# Activity
In the data, extract each line that holds the string "rngState".

# Data for the task
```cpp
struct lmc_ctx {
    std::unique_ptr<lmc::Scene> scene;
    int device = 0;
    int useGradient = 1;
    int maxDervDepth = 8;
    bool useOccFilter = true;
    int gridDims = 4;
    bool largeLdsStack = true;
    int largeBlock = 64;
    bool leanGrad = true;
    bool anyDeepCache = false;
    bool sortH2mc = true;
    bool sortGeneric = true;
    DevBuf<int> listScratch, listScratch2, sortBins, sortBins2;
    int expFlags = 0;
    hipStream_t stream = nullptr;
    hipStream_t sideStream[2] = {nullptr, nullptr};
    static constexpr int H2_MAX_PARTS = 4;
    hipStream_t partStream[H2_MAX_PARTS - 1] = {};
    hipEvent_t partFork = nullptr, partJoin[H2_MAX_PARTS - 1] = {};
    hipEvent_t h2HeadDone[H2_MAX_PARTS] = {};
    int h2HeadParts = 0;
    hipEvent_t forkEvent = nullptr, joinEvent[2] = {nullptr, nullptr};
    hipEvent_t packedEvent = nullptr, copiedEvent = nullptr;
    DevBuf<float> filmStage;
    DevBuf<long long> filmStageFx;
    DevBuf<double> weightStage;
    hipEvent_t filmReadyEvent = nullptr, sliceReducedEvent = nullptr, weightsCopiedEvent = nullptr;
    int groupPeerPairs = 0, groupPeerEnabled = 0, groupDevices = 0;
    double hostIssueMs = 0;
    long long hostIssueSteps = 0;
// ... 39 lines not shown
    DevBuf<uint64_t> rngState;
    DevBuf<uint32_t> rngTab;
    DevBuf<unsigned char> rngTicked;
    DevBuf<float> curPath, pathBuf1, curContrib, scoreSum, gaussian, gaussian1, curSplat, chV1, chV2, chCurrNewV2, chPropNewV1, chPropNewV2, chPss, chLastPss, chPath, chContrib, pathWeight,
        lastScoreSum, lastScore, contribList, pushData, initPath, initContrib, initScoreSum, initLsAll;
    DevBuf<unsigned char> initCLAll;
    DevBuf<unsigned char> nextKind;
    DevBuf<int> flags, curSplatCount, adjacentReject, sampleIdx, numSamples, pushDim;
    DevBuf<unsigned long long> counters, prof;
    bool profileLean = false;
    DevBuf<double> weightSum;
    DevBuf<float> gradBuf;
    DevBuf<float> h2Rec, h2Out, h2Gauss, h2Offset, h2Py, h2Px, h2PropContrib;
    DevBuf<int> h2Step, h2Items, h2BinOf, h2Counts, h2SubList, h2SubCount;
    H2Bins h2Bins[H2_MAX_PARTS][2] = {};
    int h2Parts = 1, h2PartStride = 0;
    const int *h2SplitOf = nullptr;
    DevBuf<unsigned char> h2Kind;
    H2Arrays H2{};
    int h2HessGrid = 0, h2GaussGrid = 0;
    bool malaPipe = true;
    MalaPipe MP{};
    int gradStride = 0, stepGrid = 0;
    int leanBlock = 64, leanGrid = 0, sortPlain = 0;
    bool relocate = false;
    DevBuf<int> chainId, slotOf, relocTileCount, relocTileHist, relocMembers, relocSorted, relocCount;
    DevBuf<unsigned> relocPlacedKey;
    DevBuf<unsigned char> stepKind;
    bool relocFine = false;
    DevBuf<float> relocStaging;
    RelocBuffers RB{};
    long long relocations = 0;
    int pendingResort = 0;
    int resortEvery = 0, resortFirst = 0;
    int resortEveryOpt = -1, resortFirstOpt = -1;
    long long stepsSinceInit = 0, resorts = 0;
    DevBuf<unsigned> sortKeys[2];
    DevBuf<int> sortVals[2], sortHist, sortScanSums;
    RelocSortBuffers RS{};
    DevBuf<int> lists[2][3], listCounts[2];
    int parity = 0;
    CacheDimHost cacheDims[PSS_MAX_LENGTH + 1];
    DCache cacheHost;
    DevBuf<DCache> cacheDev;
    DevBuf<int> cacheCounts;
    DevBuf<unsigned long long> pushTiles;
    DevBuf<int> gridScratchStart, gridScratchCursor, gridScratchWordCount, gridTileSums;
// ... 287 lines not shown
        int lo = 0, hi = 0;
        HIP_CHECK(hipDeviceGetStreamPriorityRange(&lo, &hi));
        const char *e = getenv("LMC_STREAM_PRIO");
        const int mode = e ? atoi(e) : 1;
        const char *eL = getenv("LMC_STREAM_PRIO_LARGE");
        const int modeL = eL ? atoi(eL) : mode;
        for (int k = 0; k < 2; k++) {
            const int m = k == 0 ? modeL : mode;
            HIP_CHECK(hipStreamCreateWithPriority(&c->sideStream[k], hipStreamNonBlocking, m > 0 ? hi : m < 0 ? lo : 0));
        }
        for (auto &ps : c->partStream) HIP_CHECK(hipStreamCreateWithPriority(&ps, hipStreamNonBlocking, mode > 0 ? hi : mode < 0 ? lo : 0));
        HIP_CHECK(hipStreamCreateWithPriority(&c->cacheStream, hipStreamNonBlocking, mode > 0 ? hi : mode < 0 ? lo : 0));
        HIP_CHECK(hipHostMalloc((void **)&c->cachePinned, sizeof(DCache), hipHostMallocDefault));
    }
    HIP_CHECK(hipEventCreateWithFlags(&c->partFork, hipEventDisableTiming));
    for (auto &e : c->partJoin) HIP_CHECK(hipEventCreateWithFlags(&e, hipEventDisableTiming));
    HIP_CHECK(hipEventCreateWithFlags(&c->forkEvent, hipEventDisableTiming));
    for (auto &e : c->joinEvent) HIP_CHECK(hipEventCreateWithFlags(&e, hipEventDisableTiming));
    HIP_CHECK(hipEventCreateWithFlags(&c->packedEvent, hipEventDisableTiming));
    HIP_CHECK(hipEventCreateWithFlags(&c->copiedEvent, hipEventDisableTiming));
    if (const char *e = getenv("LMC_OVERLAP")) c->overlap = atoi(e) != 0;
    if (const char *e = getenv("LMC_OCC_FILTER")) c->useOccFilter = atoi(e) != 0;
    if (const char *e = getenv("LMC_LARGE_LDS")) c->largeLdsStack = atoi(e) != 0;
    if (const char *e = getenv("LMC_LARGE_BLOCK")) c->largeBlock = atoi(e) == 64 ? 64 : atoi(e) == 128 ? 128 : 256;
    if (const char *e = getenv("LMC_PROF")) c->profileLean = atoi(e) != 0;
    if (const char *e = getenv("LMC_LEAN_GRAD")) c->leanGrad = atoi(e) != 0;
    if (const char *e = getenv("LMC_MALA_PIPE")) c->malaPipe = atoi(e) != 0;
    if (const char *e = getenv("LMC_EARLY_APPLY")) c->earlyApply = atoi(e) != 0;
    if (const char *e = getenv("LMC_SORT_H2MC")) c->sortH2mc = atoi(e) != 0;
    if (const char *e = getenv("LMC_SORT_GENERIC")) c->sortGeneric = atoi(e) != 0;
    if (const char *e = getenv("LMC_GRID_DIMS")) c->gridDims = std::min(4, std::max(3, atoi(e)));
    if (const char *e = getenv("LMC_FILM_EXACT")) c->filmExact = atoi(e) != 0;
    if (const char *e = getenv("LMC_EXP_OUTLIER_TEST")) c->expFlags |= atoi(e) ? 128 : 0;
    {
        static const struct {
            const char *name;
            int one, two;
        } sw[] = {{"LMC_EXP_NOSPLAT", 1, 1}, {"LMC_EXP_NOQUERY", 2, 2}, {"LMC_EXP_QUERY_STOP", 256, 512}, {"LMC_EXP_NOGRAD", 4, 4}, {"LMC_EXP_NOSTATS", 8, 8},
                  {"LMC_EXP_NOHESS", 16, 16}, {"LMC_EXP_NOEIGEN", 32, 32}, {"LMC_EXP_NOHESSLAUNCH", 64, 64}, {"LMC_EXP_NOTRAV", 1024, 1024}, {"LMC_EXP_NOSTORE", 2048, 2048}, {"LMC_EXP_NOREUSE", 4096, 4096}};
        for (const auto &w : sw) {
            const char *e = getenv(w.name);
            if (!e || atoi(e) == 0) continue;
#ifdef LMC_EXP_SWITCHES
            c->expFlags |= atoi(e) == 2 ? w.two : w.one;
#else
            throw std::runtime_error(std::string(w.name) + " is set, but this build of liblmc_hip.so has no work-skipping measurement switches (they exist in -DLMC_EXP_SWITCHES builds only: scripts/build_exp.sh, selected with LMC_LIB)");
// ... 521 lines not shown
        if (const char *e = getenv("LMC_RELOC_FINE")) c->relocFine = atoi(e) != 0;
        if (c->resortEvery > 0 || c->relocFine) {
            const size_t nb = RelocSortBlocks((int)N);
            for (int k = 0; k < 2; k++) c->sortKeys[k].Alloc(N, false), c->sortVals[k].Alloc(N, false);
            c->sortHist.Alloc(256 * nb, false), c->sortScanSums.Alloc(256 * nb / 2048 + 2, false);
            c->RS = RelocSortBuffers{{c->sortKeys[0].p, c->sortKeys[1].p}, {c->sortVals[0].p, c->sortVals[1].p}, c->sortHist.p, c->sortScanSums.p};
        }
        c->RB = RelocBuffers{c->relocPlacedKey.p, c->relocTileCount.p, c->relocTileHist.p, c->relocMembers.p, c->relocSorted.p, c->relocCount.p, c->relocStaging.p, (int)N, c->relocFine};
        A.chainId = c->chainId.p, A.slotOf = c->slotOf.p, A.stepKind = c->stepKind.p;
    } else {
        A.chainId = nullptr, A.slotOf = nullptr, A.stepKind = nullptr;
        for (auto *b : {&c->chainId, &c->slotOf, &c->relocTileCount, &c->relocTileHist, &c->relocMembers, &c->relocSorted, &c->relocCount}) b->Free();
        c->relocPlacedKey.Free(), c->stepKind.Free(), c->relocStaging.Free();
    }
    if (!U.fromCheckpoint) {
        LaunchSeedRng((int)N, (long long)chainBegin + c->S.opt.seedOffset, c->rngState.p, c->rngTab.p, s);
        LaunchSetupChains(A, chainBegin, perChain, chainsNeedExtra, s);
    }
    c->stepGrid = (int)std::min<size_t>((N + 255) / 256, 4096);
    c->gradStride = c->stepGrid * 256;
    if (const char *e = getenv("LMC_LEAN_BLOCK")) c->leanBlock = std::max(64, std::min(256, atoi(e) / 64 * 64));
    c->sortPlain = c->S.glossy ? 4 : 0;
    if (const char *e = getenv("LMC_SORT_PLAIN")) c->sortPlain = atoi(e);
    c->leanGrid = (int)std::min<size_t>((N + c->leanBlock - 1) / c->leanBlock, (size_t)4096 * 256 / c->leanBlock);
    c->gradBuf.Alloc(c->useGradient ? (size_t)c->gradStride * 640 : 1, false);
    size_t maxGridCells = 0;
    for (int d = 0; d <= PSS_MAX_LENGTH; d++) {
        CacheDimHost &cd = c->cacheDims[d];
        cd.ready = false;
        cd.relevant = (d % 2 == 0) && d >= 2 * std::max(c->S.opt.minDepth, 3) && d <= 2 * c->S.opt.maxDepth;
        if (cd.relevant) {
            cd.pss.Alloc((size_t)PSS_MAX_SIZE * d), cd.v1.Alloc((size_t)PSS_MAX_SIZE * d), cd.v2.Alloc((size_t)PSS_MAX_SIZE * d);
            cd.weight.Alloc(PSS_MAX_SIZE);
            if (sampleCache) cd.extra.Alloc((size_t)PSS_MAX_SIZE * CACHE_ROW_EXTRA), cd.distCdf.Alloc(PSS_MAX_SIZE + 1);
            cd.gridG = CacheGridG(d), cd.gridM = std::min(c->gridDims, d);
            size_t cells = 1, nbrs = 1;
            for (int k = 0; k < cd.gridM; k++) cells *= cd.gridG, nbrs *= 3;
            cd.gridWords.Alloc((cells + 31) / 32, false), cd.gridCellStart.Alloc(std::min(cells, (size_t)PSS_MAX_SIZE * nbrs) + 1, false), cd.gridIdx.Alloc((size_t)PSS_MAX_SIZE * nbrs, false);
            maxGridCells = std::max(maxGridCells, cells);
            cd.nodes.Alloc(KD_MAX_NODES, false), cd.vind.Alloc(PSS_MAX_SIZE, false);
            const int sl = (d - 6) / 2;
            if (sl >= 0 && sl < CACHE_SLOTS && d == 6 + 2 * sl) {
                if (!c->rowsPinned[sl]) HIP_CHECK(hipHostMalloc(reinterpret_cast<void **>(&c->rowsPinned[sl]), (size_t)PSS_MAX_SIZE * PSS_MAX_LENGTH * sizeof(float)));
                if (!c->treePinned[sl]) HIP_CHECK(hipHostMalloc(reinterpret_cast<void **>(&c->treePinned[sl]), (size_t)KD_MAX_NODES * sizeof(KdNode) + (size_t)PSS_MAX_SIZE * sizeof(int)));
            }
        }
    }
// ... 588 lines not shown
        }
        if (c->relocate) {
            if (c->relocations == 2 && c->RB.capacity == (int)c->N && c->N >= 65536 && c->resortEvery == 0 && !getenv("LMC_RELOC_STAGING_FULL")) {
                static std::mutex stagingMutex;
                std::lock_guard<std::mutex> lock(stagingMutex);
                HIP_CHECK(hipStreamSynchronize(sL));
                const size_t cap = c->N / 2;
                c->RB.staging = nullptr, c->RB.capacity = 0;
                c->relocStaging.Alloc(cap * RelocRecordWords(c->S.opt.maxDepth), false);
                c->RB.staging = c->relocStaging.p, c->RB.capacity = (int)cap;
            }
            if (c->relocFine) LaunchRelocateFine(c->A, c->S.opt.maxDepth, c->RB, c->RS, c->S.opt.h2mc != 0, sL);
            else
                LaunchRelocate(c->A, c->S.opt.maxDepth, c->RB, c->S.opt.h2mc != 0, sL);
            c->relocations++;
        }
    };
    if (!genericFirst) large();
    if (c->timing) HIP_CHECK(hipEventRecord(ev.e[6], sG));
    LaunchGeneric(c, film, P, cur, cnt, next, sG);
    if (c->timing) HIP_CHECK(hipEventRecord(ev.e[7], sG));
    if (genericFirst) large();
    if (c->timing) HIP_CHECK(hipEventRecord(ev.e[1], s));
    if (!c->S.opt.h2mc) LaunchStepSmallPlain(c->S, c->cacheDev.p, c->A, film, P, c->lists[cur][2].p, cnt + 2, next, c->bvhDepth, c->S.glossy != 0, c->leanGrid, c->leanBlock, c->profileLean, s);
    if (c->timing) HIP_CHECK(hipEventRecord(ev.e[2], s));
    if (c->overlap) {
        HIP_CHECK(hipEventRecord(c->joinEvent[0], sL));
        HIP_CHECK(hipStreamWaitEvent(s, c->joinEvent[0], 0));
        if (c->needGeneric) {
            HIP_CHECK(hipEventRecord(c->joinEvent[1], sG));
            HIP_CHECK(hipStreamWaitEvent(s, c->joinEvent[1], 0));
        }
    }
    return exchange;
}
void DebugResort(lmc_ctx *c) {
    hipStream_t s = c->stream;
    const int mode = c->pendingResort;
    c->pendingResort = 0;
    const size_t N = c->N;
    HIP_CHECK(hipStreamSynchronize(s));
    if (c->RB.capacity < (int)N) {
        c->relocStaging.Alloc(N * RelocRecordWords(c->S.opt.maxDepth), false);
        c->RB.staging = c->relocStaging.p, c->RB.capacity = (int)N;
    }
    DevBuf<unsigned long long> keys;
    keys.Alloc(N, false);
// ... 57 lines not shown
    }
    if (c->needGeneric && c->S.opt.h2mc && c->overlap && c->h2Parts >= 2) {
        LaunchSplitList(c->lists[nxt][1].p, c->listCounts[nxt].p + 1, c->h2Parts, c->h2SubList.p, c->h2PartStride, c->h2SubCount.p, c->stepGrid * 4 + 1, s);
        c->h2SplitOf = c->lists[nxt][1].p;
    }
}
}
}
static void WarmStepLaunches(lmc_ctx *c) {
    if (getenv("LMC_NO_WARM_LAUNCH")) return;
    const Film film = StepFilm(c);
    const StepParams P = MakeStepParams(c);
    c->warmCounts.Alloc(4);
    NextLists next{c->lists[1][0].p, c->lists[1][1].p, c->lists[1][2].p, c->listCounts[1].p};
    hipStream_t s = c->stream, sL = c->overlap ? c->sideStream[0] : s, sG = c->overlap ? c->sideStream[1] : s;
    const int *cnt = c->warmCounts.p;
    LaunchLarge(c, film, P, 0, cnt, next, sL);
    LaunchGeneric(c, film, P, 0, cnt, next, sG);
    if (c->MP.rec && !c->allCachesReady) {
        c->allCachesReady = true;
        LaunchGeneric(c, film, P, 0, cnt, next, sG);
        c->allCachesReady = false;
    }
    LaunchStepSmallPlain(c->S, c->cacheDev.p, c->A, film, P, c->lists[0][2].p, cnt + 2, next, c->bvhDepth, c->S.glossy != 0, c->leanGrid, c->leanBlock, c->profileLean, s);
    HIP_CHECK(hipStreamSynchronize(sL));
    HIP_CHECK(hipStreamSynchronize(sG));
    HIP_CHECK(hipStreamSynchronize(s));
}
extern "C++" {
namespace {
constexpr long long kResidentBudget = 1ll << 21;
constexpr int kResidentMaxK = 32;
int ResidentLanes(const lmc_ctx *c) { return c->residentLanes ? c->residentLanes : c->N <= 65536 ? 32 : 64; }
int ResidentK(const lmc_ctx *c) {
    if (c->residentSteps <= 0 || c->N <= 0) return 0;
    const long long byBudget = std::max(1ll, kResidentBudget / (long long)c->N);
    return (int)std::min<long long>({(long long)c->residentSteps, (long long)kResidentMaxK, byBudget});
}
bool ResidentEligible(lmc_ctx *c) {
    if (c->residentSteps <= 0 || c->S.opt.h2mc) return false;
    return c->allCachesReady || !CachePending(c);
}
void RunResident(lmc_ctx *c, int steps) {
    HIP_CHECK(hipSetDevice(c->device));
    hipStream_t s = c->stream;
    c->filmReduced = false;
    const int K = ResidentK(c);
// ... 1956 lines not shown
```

# Solved exercise
    DevBuf<uint64_t> rngState;
        LaunchSeedRng((int)N, (long long)chainBegin + c->S.opt.seedOffset, c->rngState.p, c->rngTab.p, s);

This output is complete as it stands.